Prepare quality metric

first we define AMS metric, and utils.OptimalMetric generates



In [5]:

    
from rep.report import metrics



In [6]:

    
def AMS(s, b, s_norm=sum(test_labels == 1), b_norm=6*sum(test_labels == 0)): 
    return s * s_norm / numpy.sqrt(b * b_norm + 10.)
optimal_AMS = metrics.OptimalMetric(AMS)



In [7]:

    
sum(test_labels == 1),sum(test_labels == 0)









    Out[7]:





(3071, 1684)

Compute threshold vs metric quality

random predictions for signal and background were used here



In [8]:

    
probs_rand = numpy.ndarray((1000, 2))
probs_rand[:, 1] = numpy.random.random(1000)
probs_rand[:, 0] = 1 - probs_rand[:, 1]
labels_rand = numpy.random.randint(0, high=2, size=1000)

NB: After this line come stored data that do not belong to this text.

@@ -172,7 +179,8 @@
     cudaStream_t s = reinterpret_cast<cudaStream_t>(stream);
     int bn = block_n;
     if (bn == 0) {
-        bn = M <= 128 ? 64 : PP_MC;
+        const int tiles_n = (N + GEMM_PP_BN - 1) / GEMM_PP_BN;
+        bn = M <= 128 ? 64 : (tiles_n % 2 == 1 && K >= 4096 && M >= 16384) ? PP_MC41 : PP_MC;
     }
     return ab_dtype == VR_F16 ? dispatch_block_n<true>(A, lda, B, ldb, g, bn, s) : dispatch_block_n<false>(A, lda, B, ldb, g, bn, s);
 }
diff --git a/visrag_b200/csrc/gemm.cuh b/visrag_b200/csrc/gemm.cuh
--- a/visrag_b200/csrc/gemm.cuh
+++ b/visrag_b200/csrc/gemm.cuh
@@ -314,28 +314,28 @@
 constexpr long long GEMM_PP_L2_SLICE = 20ll << 20;
 
 struct PPSched {
-    int units_m, tiles_n, slice_w;
-    __host__ __device__ int num_units() const { return units_m * tiles_n; }
-    __device__ void coords(int u, int& um, int& tn) const {
+    int units_m, units_n, slice_w;
+    __host__ __device__ int num_units() const { return units_m * units_n; }
+    __device__ void coords(int u, int& um, int& un) const {
         const int slice_units = units_m * slice_w;
         const int s = u / slice_units, r = u - s * slice_units;
-        const int w = min(slice_w, tiles_n - s * slice_w);
+        const int w = min(slice_w, units_n - s * slice_w);
         um = r / w;
-        tn = s * slice_w + r % w;
+        un = s * slice_w + r % w;
     }
 };
 
-inline PPSched pp_schedule(int M, int N, int K, int cluster, bool l2_slices) {
+inline PPSched pp_schedule(int M, int N, int K, int cm, int cn, bool l2_slices) {
     PPSched s;
-    s.units_m = ((M + GEMM_BM - 1) / GEMM_BM + cluster - 1) / cluster;
-    s.tiles_n = (N + GEMM_PP_BN - 1) / GEMM_PP_BN;
-    s.slice_w = s.tiles_n;
+    s.units_m = ((M + GEMM_BM - 1) / GEMM_BM + cm - 1) / cm;
+    s.units_n = ((N + GEMM_PP_BN - 1) / GEMM_PP_BN + cn - 1) / cn;
+    s.slice_w = s.units_n;
     if (l2_slices) {
-        long long fit = GEMM_PP_L2_SLICE / (static_cast<long long>(GEMM_PP_BN) * K * 2);
+        long long fit = GEMM_PP_L2_SLICE / (static_cast<long long>(cn) * GEMM_PP_BN * K * 2);
         if (fit < 1) fit = 1;
-        if (fit < s.tiles_n) {
-            const int slices = static_cast<int>((s.tiles_n + fit - 1) / fit);
-            s.slice_w = (s.tiles_n + slices - 1) / slices;
+        if (fit < s.units_n) {
+            const int slices = static_cast<int>((s.units_n + fit - 1) / fit);
+            s.slice_w = (s.units_n + slices - 1) / slices;
         }
     }
     return s;
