static int run_igemm(const IgemmPlan& p, const float* in, const float* wsrc, float* out, float* ws, const Epilogue& ep,
                     int ws_packed, hipStream_t st) {
    MVS_REQUIRE(in && wsrc && out && ws, MVS_ERR_NULL, "conv: null pointer argument");
    MVS_REQUIRE(!ep.slots || (ep.nslots >= 1 && ep.nslots <= 256 && (ep.nslots & (ep.nslots - 1)) == 0), MVS_ERR_SHAPE,
                "conv: statistic slot count must be a power of two <= 256, got %d", ep.nslots);
    MVS_REQUIRE(!ep.bn_raw || (ep.bn_stats && ep.slots), MVS_ERR_NULL, "conv: bn_raw needs bn_stats and slots");
    const int geom = p.geom, B = p.B, cin = p.cin, cout = p.cout;
    ConvArgs a = {};
    a.x = in; a.y = out; a.B = B; a.Di = p.Di; a.Hi = p.Hi; a.Wi = p.Wi; a.Cin = cin; a.Cout = cout;
    a.scale = ep.scale; a.shift = ep.shift; a.skip = ep.skip; a.relu = ep.relu;
    a.slots = ep.slots; a.nslots = ep.nslots; a.bn_raw = ep.bn_raw; a.bn_stats = ep.bn_stats;
    plan_grid(p, a.QD, a.QH, a.QW);
    if (geom == GEOM_S1) { a.Do = p.Di; a.Ho = p.Hi; a.Wo = p.Wi; }
    else if (geom == GEOM_S2) { a.Do = a.QD; a.Ho = a.QH; a.Wo = a.QW; }
    else { a.Do = 2 * p.Di; a.Ho = 2 * p.Hi; a.Wo = 2 * p.Wi; }
    a.ntd = mvs_cdiv(a.QD, geom_tqd(geom)); a.nth = mvs_cdiv(a.QH, geom_tqh(geom)); a.ntw = mvs_cdiv(a.QW, 16);
    if ((g_tune.conv0_x3 & 1) && conv_x3_serves(geom, a)) return run_conv_x3(a, wsrc, p.wlayout, p.flip, st);
    if ((g_tune.conv0_x3 & 2) && conv_x3_fwd_serves(geom, a)) return run_conv_x3_fwd(a, wsrc, p.wlayout, p.flip, ws, st);
    if (plan_is_c8(p, &ep)) {
        const int ntl = B * a.ntd * a.nth * a.ntw;
        const int nbc = ntl < 512 ? ntl : 512;
        if (cin == 32) MVS_LAUNCH((conv_c8_fwd_bc_kernel<16, 2>), dim3(nbc), dim3(256), 0, st, a, wsrc, p.wlayout, p.flip, g_tune.xcd);
        else if (cin == 16) MVS_LAUNCH((conv_c8_fwd_bc_kernel<16, 1>), dim3(nbc), dim3(256), 0, st, a, wsrc, p.wlayout, p.flip, g_tune.xcd);
        else MVS_LAUNCH((conv_c8_fwd_bc_kernel<8, 1>), dim3(nbc), dim3(256), 0, st, a, wsrc, p.wlayout, p.flip, g_tune.xcd);
        return mvs_check_launch("conv_c8_fwd_bc");
    }
    int nblocks = B * a.ntd * a.nth * a.ntw;
    if (plan_is_cout1(p, &ep)) {
        if (cin == 8 && g_tune.cout1_h4) {
            a.ntd = mvs_cdiv(a.QD, CO1_TD); a.nth = mvs_cdiv(a.QH, CO1_TH); a.ntw = mvs_cdiv(a.QW, CO1_TW);
            MVS_LAUNCH(conv_cout1_h4_kernel, dim3(B * a.ntd * a.nth * a.ntw), dim3(256), 0, st, a, wsrc);
        } else if (cin == 8) MVS_LAUNCH((conv_cout1_kernel<8>), dim3(nblocks), dim3(256), 0, st, a, wsrc);
        else MVS_LAUNCH((conv_cout1_kernel<16>), dim3(nblocks), dim3(256), 0, st, a, wsrc);
        return mvs_check_launch(cin == 8 ? (g_tune.cout1_h4 ? "conv_cout1 h4" : "conv_cout1 cin=8") : "conv_cout1 cin=16");
    }
    int NB, kgeom;
    a.nb_total = mvs_cdiv(cout, 16) == 3 ? 4 : mvs_cdiv(cout, 16);
    igemm_tiling(geom, B, a.QD, a.QH, a.QW, cout, kgeom, NB, nblocks);
    const int cc = pick_cc_k(geom, kgeom, cin);
    a.ntd = mvs_cdiv(a.QD, geom_tqd(kgeom)); a.nth = mvs_cdiv(a.QH, geom_tqh(kgeom));
    if (!ws_packed) {
        PackItem it;
        int rc = plan_pack(p, wsrc, ws, it);
        if (rc) return rc;
        rc = launch_pack(&it, 1, st);
        if (rc) return rc;
    } else {
        MVS_REQUIRE(cin == 8 || cin == 16 || cin == 32 || cin == 64, MVS_ERR_UNSUPPORTED, "conv igemm: input channels must be 8/16/32/64, got %d", cin);
        MVS_REQUIRE(cout >= 1 && cout <= 64, MVS_ERR_UNSUPPORTED, "conv igemm: output channels must be <= 64, got %d", cout);
        MVS_REQUIRE(!(geom == GEOM_TR2 && cin < 16), MVS_ERR_UNSUPPORTED, "transposed stride-2 conv needs >= 16 input channels");
    }
    a.wp = ws;
    if (g_tune.conv_pers && conv_pers_serves(geom, cin, cout) && (long)nblocks * (a.nb_total / NB) >= g_tune.conv_pers_min) {
        a.ntd = mvs_cdiv(a.QD, geom_tqd(geom)); a.nth = mvs_cdiv(a.QH, geom_tqh(geom));
        return run_conv_pers(geom, a, st);
    }
    if ((g_tune.conv_pers & 1) && kgeom == GEOM_TR2 && cc == 16 && cout == 8 && g_tune.tr2pw && conv_pers_serves(GEOM_TR2_PW, cin, cout) &&
        nblocks >= g_tune.conv_pers_min)
        return run_conv_pers(GEOM_TR2_PW, a, st);
    if (kgeom == GEOM_S1) return cc == 16 ? launch_igemm_nb<GEOM_S1, 16>(a, NB, nblocks, st)
                                          : launch_igemm_nb<GEOM_S1, 8>(a, NB, nblocks, st);
    if (kgeom == GEOM_S2) return launch_igemm_nb<GEOM_S2, 8>(a, NB, nblocks, st);
    if (kgeom == GEOM_S1_SMALL) {
        if (cc == 64) return launch_igemm_nb<GEOM_S1_SMALL, 64>(a, NB, nblocks, st);
        if (cc == 32) return launch_igemm_nb<GEOM_S1_SMALL, 32>(a, NB, nblocks, st);
        return cc == 16 ? launch_igemm_nb<GEOM_S1_SMALL, 16>(a, NB, nblocks, st) : launch_igemm_nb<GEOM_S1_SMALL, 8>(a, NB, nblocks, st);
    }
    if (kgeom == GEOM_S2_SMALL) {
        if (cc == 32) return launch_igemm_nb<GEOM_S2_SMALL, 32>(a, NB, nblocks, st);
        if (cc == 16) return launch_igemm_nb<GEOM_S2_SMALL, 16>(a, NB, nblocks, st);
        return launch_igemm_nb<GEOM_S2_SMALL, 8>(a, NB, nblocks, st);
    }
    if (kgeom == GEOM_TR2_SMALL) {
        if (cc == 16) return launch_igemm_nb<GEOM_TR2_SMALL, 16>(a, NB, nblocks, st);
        if (cc == 32) return launch_igemm_nb<GEOM_TR2_SMALL, 32>(a, NB, nblocks, st);
        return launch_igemm_nb<GEOM_TR2_SMALL, 64>(a, NB, nblocks, st);
    }
    if (cc == 16 && cout == 8 && g_tune.tr2pw) return launch_igemm_nb<GEOM_TR2_PW, 16>(a, NB, nblocks, st);
    if (cc == 16) return launch_igemm_nb<GEOM_TR2, 16>(a, NB, nblocks, st);
    if (cc == 32) return launch_igemm_nb<GEOM_TR2, 32>(a, NB, nblocks, st);
    return launch_igemm_nb<GEOM_TR2, 64>(a, NB, nblocks, st);
}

optimal_AMS.plot_vs_cut(labels_rand, probs_rand)









    



Optimal cut=0.0096, quality=30.5758






    Out[8]:

The best quality



In [9]:

    
optimal_AMS(labels_rand, probs_rand)









    Out[9]:





30.575776003303893

Hyperparameters optimization algorithms

AbstractParameterGenerator is an abstract class to generate new points, where the scorer function will be computed. It is used in grid search to get new set of parameters to train classifier.

Properties:

best_params_ - return the best grid point
best_score_ - return the best quality
print_results(self, reorder=True) - print all points with corresponding quality

The following algorithms inherit from AbstractParameterGenerator:

RandomParameterOptimizer - generates random point in parameters space
RegressionParameterOptimizer - generate next point using regression algorithm, which was trained on previous results
SubgridParameterOptimizer - uses subgrids if grid is huge + annealing-like technique (details see in REP)

Grid search

GridOptimalSearchCV implemets optimal search over specified parameter values for an estimator. Parameters to use it are:

estimator - object of type that implements the "fit" and "predict" methods
params_generator - generator of grid search algorithm (AbstractParameterGenerator)
scorer - which implement method call with kwargs: "base_estimator", "params", "X", "y", "sample_weight"
Important members are "fit", "fit_best_estimator"



In [10]:

    
from rep.metaml import GridOptimalSearchCV
from rep.metaml.gridsearch import RandomParameterOptimizer, FoldingScorer
from rep.estimators import SklearnClassifier
from sklearn.ensemble import AdaBoostClassifier
from collections import OrderedDict

Grid search with folding scorer

FoldingScorer provides folding cross-validation for train dataset:

folds - k, number of folds (train on k-1 fold, test on 1 fold)
folds_check - number of times model will be tested
score_function - function to calculate quality with interface "function(y_true, proba, sample_weight=None)"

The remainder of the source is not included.